◆ **Problem statement**
Each line holding the string "lastmask" is to be copied from the data.

◆ **Collected data entries**
template <int COOP = 2, bool EMIT = false, class Emit = Lz4NoEmit>
__device__ inline int lz4_block_wave(Lz4WaveShared& sh, Watchdog& wd, SeqStats& stt, const u8* ip, u32 C, const u8* rd_hi,
                                     u8* dst_lo, u8*& op_io, u8* oend, int lane, Emit emit = Emit())
{
    u8* op = op_io;
    if (C == 0) return D_MALFORMED;
    u32 cpos = 0;
    bool finished = false;
    while (!finished) {
        if (wd.expired()) return D_MALFORMED;
        const u64 tp0 = SEQ_T(); (void)tp0;
        if (cpos >= C) return D_MALFORMED;
        const u32 nst = C - cpos < LZ4W_CHUNK + LZ4W_SLACK ? C - cpos : LZ4W_CHUNK + LZ4W_SLACK;
        const u32 tok_end = C - cpos < LZ4W_CHUNK ? C : cpos + LZ4W_CHUNK;
        wave_mem_fence();
        if (ip + cpos + ((nst + 15u) & ~15u) <= rd_hi) {
            const u8* const g = ip + cpos + 16u * (u32)lane;
            ZPK_LDS u8* const d0 = (ZPK_LDS u8*)sh.stage;
            #pragma unroll
            for (u32 i = 0; i < LZ4W_CHUNK + LZ4W_SLACK; i += WAVE * 16)
                if (i + 16u * (u32)lane < nst) __builtin_amdgcn_global_load_lds((const ZPK_GLOBAL u32*)(g + i), (ZPK_LDS u32*)(d0 + i), 16, 0, 0);
            asm volatile("s_waitcnt vmcnt(0)" ::: "memory");
        } else {
            for (u32 i = (u32)lane * 16; i < nst; i += WAVE * 16) {
                const u8* g = ip + cpos + i;
                if (i + 16 <= nst && g + 16 <= rd_hi) { u128 v = ld128(g); __builtin_memcpy(sh.stage + i, &v, 16); }
                else for (u32 k = i; k < nst && k < i + 16; k++) sh.stage[k] = ld8(ip + cpos + k);
            }
        }
        __builtin_amdgcn_fence(__ATOMIC_ACQ_REL, "workgroup");
        u64 ts = SEQ_T(); (void)ts; SEQ_STAT(stt.t_stage += ts - tp0; stt.chunks++);
        Lz4Bytes B; B.S = to_lds(sh.stage); B.g = ip; B.cbase = cpos; B.cend = cpos + nst;
        const u32 lim = B.cend < C ? B.cend : C;
        const u32 my_start = cpos + (u32)lane * LZ4W_SEG;
        const u32 my_end = my_start + LZ4W_SEG < tok_end ? my_start + LZ4W_SEG : tok_end;
        const bool active = my_start < tok_end;
        u32 my_entry = my_start;
        Lz4Walk w; w.exit = my_start; w.flags = 0; w.m = 0;
        w = lz4_walk<true>(B, active, lane == 0 ? my_start : (my_start - cpos > LZ4W_RUNIN ? my_start - LZ4W_RUNIN : cpos), my_start, my_end, C, w, my_entry, stt);
        SEQ_STAT({ u64 t2 = SEQ_T(); stt.t_walk1 += t2 - ts; ts = t2; });
        for (int iter = 0; iter < 66; iter++) {
            SEQ_STAT(stt.fix_iters++);
            u32 e = (u32)__shfl_up((int)w.exit, 1, 64);
            if (lane == 0) e = cpos;
            const bool changed = active && e != my_entry;
            if (__ballot(changed) == 0) break;
            u32 unused;
            w = lz4_walk<false>(B, changed, e, my_start, my_end, C, w, unused, stt);
            my_entry = changed ? e : my_entry;
        }
        SEQ_STAT({ u64 t2 = SEQ_T(); stt.t_fix += t2 - ts; ts = t2; });
        if (!active) { w.exit = (u32)__shfl((int)w.exit, 63, 64); }
        const u64 lastmask = __ballot(active);
        const int last_lane = 63 - __clzll((long long)lastmask);
        const u32 chain_exit = (u32)__builtin_amdgcn_readlane((int)w.exit, last_lane);
        const u32 fl = (u32)__ballot(active && (w.flags & 1)) != 0 || (__ballot(active && (w.flags & 1)) >> 32) != 0 ? 1u : 0u;
        if (__ballot(active && (w.flags & 2)) != 0) finished = true;
        const u32 my_nseq = active ? (u32)__popcll(w.m) : 0u;
        const u32 x = wave_scan_add(my_nseq);
        const u32 nseq = (u32)__builtin_amdgcn_readlane((int)x, 63);
        SEQ_STAT({ u64 t2 = SEQ_T(); stt.t_emit += t2 - ts; stt.t_parse += t2 - tp0; });
        ZPK_LDS u16* const rec = (ZPK_LDS u16*)sh.rec;
        for (u32 b0 = 0, bstep; b0 < nseq; b0 += bstep) {
            bstep = LZ4W_SPLIT_FIRST && b0 < WAVE ? WAVE / 2 : WAVE;
            const u32 bw = b0 % LZ4W_NREC;
            if (bw == 0) {
                wave_mem_fence();
                u64 m = w.m;
                u32 k = x - my_nseq;
                const u32 rel = my_start - cpos;
                while (m) {
                    const u32 b = (u32)__ffsll((long long)m) - 1u;
                    m &= m - 1;
                    if (k - b0 < LZ4W_NREC) rec[k - b0] = (u16)(rel + b);
                    k++;
                }
                if (active && x == nseq && nseq - b0 < LZ4W_NREC)
                    rec[nseq - b0] = (u16)(w.exit - cpos < LZ4W_CHUNK + LZ4W_SLACK ? w.exit - cpos : LZ4W_CHUNK + LZ4W_SLACK);
                wave_mem_fence();
            }
            const int cnt = (int)(nseq - b0 < bstep ? nseq - b0 : bstep);
            const u64 tq0 = SEQ_T(); (void)tq0;
            SeqBatch q; q.lit = ip; q.lit_lds = SEQ_NO_LDS; q.ll = 0; q.ml = 0; q.off = 1; q.bad = 0;
            u32 tok_pos = cpos;
            if (lane < cnt) {
                const u32 p = cpos + (u32)rec[bw + (u32)lane];
                tok_pos = p;
                const Lz4Quick t = lz4_quick(B.S, B.cbase, p, lim);
                if (!t.slow) {
                    q.lit = ip + t.lit_pos; q.ll = t.lit; q.ml = t.ml; q.off = t.off;
                } else {
                    const Lz4Tok tt = lz4_token_at(B, p, C, true);
                    q.lit = ip + tt.lit_pos; q.ll = tt.lit; q.ml = tt.ml; q.off = tt.off;
                    if (tt.flags & 1) q.bad = (tt.flags & 4) ? 2u : 1u;
                }
                if (q.ll > (1u << 23)) q.ll = 1u << 23;
                if (q.ml > (1u << 23)) q.ml = 1u << 23;
                const u32 lp = (u32)(q.lit - ip);
                if (q.ll <= SEQ_OWN_MAX && lp + q.ll <= B.cend) q.lit_lds = lp - B.cbase;
            }
            SEQ_STAT({ u64 t2 = SEQ_T(); stt.t_parse += t2 - tq0; stt.t_tok += t2 - tq0; });
            u32 dead = 0;
            if constexpr (!EMIT) {
                const u32 nx = bw + (u32)cnt;
                const u32 own = tok_pos - cpos;
#ifdef LZ4W_ROOM_OWN_TOKEN
                (void)nx; const u32 nxt = 0u;
#else
                const u32 nxt = (u32)rec[nx == LZ4W_NREC ? 0u : nx];
#endif
                dead = (u32)__builtin_amdgcn_readfirstlane((int)(nxt > own ? nxt : own));
            }
            int rc;
            if constexpr (EMIT) { (void)dead; rc = emit(q, cnt, (u32)(q.lit - ip)); }
            else rc = seq_exec_batch<true, COOP, SEQ_ASM_LONG_LIT != 0>(q, cnt, op, oend, dst_lo, -1, lane, stt, B.S, to_lds_rw(sh.stage), dead);
            if (rc != D_OK) { op_io = op; return rc; }
        }
        if (fl) return D_MALFORMED;
        if (!finished && chain_exit <= cpos) return D_MALFORMED;
        cpos = chain_exit;
    }
    if (cpos != C) return D_MALFORMED;
    op_io = op;
    return D_OK;
}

◆ **Solution to this exercise**
        const u64 lastmask = __ballot(active);
        const int last_lane = 63 - __clzll((long long)lastmask);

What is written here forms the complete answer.